[Work instruction]: After finding the line with "shape = shape_env;" in the data below, set down exactly each line through the one with "uint64_t key = 1469598103934665603ull;", inclusive, and stop there.

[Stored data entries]
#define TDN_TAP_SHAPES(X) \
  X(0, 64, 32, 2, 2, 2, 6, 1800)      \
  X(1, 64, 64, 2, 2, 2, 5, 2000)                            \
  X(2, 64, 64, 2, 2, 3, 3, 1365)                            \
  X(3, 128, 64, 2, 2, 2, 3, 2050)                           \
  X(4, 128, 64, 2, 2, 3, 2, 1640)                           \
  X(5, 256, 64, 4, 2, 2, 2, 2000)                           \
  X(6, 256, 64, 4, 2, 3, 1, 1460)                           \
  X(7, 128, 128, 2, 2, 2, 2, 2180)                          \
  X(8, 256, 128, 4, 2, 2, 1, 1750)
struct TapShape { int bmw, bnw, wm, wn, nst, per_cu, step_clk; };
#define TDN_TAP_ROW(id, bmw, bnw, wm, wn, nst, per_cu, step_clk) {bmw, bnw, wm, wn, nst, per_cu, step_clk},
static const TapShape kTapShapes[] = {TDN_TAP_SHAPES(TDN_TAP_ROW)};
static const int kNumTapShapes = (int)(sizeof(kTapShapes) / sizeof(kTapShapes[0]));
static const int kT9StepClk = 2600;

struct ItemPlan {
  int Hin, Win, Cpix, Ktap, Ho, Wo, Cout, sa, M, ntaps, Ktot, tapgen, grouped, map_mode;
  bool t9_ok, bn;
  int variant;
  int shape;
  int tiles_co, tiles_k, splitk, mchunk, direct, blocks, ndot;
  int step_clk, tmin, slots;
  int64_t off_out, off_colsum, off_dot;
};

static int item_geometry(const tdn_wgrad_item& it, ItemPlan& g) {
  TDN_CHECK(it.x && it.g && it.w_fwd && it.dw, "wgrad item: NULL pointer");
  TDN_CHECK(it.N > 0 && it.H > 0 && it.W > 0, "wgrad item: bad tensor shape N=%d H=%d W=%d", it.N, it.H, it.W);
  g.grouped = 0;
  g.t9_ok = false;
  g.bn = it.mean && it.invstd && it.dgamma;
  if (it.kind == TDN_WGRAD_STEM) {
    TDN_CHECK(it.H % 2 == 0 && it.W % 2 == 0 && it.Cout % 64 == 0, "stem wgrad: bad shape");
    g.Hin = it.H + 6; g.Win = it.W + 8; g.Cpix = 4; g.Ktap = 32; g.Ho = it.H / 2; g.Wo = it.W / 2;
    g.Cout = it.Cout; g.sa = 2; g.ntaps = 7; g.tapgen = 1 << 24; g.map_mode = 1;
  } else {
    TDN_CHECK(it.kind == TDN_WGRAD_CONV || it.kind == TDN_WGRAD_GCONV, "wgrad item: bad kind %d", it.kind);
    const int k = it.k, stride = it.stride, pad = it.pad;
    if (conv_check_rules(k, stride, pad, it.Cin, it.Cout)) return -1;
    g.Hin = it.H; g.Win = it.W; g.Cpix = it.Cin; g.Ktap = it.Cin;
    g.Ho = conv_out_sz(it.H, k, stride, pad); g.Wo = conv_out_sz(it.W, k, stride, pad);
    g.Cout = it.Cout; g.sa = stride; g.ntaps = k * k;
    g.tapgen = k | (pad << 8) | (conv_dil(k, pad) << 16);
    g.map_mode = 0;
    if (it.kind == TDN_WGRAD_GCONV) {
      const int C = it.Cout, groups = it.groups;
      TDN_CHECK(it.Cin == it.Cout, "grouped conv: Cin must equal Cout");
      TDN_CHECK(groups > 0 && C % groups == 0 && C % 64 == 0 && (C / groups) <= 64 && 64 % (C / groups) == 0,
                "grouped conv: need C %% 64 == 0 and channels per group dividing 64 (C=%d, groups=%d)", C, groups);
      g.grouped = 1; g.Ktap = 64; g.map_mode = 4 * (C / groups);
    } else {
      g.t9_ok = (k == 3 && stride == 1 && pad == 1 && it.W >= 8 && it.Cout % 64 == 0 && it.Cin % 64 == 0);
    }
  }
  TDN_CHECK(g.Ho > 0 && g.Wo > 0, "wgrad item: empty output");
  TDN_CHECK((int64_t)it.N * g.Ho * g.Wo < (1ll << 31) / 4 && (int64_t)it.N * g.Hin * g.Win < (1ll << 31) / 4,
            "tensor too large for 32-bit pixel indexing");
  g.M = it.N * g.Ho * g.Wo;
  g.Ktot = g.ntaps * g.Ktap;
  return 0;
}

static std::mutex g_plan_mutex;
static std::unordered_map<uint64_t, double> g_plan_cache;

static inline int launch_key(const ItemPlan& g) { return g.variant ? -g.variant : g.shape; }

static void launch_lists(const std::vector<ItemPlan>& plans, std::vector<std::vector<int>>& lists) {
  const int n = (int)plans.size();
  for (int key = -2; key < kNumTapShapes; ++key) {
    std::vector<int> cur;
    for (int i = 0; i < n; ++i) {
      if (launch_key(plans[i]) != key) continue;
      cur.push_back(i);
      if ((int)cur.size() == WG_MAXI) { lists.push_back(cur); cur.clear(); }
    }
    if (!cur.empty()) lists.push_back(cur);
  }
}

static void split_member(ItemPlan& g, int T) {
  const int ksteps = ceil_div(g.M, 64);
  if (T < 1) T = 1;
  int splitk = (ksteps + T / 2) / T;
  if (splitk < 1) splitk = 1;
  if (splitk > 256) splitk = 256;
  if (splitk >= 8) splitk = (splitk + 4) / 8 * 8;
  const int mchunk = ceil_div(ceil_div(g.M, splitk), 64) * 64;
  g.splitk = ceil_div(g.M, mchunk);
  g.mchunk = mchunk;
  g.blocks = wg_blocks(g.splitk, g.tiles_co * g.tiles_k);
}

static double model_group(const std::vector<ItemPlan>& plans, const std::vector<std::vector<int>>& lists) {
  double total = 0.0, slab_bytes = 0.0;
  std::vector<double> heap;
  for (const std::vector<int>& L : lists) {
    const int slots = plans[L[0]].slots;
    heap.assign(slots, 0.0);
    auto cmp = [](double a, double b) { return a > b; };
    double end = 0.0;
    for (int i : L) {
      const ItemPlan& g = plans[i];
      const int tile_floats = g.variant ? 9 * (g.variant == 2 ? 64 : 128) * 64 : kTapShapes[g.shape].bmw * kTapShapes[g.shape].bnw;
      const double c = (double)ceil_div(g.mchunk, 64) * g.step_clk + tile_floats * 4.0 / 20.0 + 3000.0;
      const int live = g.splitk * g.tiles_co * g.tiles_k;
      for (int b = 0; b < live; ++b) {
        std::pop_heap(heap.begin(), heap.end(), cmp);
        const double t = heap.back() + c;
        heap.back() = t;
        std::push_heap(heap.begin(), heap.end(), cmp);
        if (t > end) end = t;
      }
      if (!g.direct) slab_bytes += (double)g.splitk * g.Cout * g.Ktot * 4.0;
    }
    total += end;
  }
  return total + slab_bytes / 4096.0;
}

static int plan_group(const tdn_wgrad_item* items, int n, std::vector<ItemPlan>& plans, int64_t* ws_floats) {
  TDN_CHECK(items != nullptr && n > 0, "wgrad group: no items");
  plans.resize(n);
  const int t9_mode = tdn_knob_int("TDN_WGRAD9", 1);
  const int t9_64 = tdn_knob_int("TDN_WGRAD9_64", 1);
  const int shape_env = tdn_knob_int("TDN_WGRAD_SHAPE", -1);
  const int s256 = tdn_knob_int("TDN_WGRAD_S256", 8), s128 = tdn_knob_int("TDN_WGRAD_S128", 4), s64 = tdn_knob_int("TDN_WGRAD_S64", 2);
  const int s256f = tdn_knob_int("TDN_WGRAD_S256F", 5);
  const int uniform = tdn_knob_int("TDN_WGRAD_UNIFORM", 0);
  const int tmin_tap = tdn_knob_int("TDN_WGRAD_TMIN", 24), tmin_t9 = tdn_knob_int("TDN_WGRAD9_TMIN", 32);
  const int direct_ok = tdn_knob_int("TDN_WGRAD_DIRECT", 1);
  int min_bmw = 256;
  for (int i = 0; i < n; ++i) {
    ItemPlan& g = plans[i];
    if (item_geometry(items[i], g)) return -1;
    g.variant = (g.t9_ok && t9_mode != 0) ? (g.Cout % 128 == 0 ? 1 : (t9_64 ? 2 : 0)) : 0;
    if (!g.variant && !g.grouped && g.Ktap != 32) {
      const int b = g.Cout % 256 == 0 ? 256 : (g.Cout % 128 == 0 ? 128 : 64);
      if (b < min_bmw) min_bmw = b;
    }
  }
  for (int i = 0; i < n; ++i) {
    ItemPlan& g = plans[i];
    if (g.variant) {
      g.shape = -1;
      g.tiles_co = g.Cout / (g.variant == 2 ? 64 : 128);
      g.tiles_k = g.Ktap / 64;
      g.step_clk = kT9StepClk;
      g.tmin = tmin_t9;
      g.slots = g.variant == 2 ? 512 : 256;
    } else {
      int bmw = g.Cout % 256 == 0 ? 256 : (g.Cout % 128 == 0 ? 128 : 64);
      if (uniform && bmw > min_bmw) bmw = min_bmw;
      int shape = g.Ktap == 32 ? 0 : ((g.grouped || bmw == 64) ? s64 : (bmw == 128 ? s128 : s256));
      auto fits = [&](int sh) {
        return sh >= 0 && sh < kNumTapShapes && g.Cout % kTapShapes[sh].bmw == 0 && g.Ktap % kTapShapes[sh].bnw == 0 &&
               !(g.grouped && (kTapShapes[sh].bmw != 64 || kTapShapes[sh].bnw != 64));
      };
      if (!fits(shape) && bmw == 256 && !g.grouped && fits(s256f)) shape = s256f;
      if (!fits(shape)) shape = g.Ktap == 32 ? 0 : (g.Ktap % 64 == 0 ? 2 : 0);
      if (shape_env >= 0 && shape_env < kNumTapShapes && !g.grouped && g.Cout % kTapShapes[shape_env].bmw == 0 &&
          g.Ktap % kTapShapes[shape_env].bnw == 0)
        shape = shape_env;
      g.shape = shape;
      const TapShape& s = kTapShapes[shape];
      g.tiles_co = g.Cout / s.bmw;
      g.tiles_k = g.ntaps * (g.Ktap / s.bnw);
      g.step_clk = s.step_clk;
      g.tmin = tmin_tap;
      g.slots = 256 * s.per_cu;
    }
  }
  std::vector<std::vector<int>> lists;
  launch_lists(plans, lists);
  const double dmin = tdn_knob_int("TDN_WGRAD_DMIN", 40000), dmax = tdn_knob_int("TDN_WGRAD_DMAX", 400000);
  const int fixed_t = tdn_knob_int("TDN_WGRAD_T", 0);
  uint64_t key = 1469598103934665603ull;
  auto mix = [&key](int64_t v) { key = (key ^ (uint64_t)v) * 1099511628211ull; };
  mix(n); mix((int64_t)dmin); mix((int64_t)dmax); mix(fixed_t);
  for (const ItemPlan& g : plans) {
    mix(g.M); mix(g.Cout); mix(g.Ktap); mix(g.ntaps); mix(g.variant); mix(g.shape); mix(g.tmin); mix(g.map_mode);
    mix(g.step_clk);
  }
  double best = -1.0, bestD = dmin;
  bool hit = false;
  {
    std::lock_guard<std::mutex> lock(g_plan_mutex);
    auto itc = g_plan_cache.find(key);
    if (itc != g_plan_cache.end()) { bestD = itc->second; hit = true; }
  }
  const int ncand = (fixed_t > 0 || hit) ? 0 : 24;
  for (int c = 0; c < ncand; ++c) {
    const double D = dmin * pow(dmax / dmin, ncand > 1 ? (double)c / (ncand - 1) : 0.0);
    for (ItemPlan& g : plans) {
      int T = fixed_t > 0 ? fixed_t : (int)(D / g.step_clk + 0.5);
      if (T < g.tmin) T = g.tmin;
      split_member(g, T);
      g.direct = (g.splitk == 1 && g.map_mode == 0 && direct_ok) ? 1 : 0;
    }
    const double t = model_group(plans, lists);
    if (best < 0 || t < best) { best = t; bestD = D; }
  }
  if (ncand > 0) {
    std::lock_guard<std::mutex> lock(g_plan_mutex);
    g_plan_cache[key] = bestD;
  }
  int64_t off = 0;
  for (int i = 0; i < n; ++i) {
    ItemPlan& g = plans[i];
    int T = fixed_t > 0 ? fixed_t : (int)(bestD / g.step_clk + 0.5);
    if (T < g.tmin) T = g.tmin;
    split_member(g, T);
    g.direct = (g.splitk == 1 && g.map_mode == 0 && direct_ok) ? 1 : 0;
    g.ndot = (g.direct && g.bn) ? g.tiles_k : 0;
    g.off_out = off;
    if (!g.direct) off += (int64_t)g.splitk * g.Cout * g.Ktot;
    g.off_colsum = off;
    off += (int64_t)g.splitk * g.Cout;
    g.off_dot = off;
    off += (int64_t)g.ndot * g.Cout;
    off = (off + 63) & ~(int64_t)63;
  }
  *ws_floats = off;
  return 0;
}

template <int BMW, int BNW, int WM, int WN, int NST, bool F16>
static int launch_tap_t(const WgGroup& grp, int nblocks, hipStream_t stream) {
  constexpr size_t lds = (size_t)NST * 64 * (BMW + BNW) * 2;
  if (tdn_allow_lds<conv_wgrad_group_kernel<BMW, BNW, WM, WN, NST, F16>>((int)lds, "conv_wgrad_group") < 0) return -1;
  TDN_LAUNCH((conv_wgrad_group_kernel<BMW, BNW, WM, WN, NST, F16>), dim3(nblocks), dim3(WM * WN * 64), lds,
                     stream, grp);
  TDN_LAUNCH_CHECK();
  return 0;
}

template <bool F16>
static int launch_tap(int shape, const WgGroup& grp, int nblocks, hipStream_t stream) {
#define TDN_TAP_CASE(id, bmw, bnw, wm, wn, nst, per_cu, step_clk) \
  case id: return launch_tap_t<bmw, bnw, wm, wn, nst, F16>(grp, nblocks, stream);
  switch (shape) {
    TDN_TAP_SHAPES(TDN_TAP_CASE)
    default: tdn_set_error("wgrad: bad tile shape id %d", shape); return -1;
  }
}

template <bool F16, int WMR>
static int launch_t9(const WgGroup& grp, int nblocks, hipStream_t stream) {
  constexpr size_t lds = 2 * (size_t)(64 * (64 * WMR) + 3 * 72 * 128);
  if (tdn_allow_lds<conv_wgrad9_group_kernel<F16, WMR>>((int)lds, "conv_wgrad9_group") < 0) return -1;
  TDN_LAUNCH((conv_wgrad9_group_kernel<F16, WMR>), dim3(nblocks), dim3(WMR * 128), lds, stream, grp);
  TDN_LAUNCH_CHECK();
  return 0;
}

[Result below]:
        shape = shape_env;
      g.shape = shape;
      const TapShape& s = kTapShapes[shape];
      g.tiles_co = g.Cout / s.bmw;
      g.tiles_k = g.ntaps * (g.Ktap / s.bnw);
      g.step_clk = s.step_clk;
      g.tmin = tmin_tap;
      g.slots = 256 * s.per_cu;
    }
  }
  std::vector<std::vector<int>> lists;
  launch_lists(plans, lists);
  const double dmin = tdn_knob_int("TDN_WGRAD_DMIN", 40000), dmax = tdn_knob_int("TDN_WGRAD_DMAX", 400000);
  const int fixed_t = tdn_knob_int("TDN_WGRAD_T", 0);
  uint64_t key = 1469598103934665603ull;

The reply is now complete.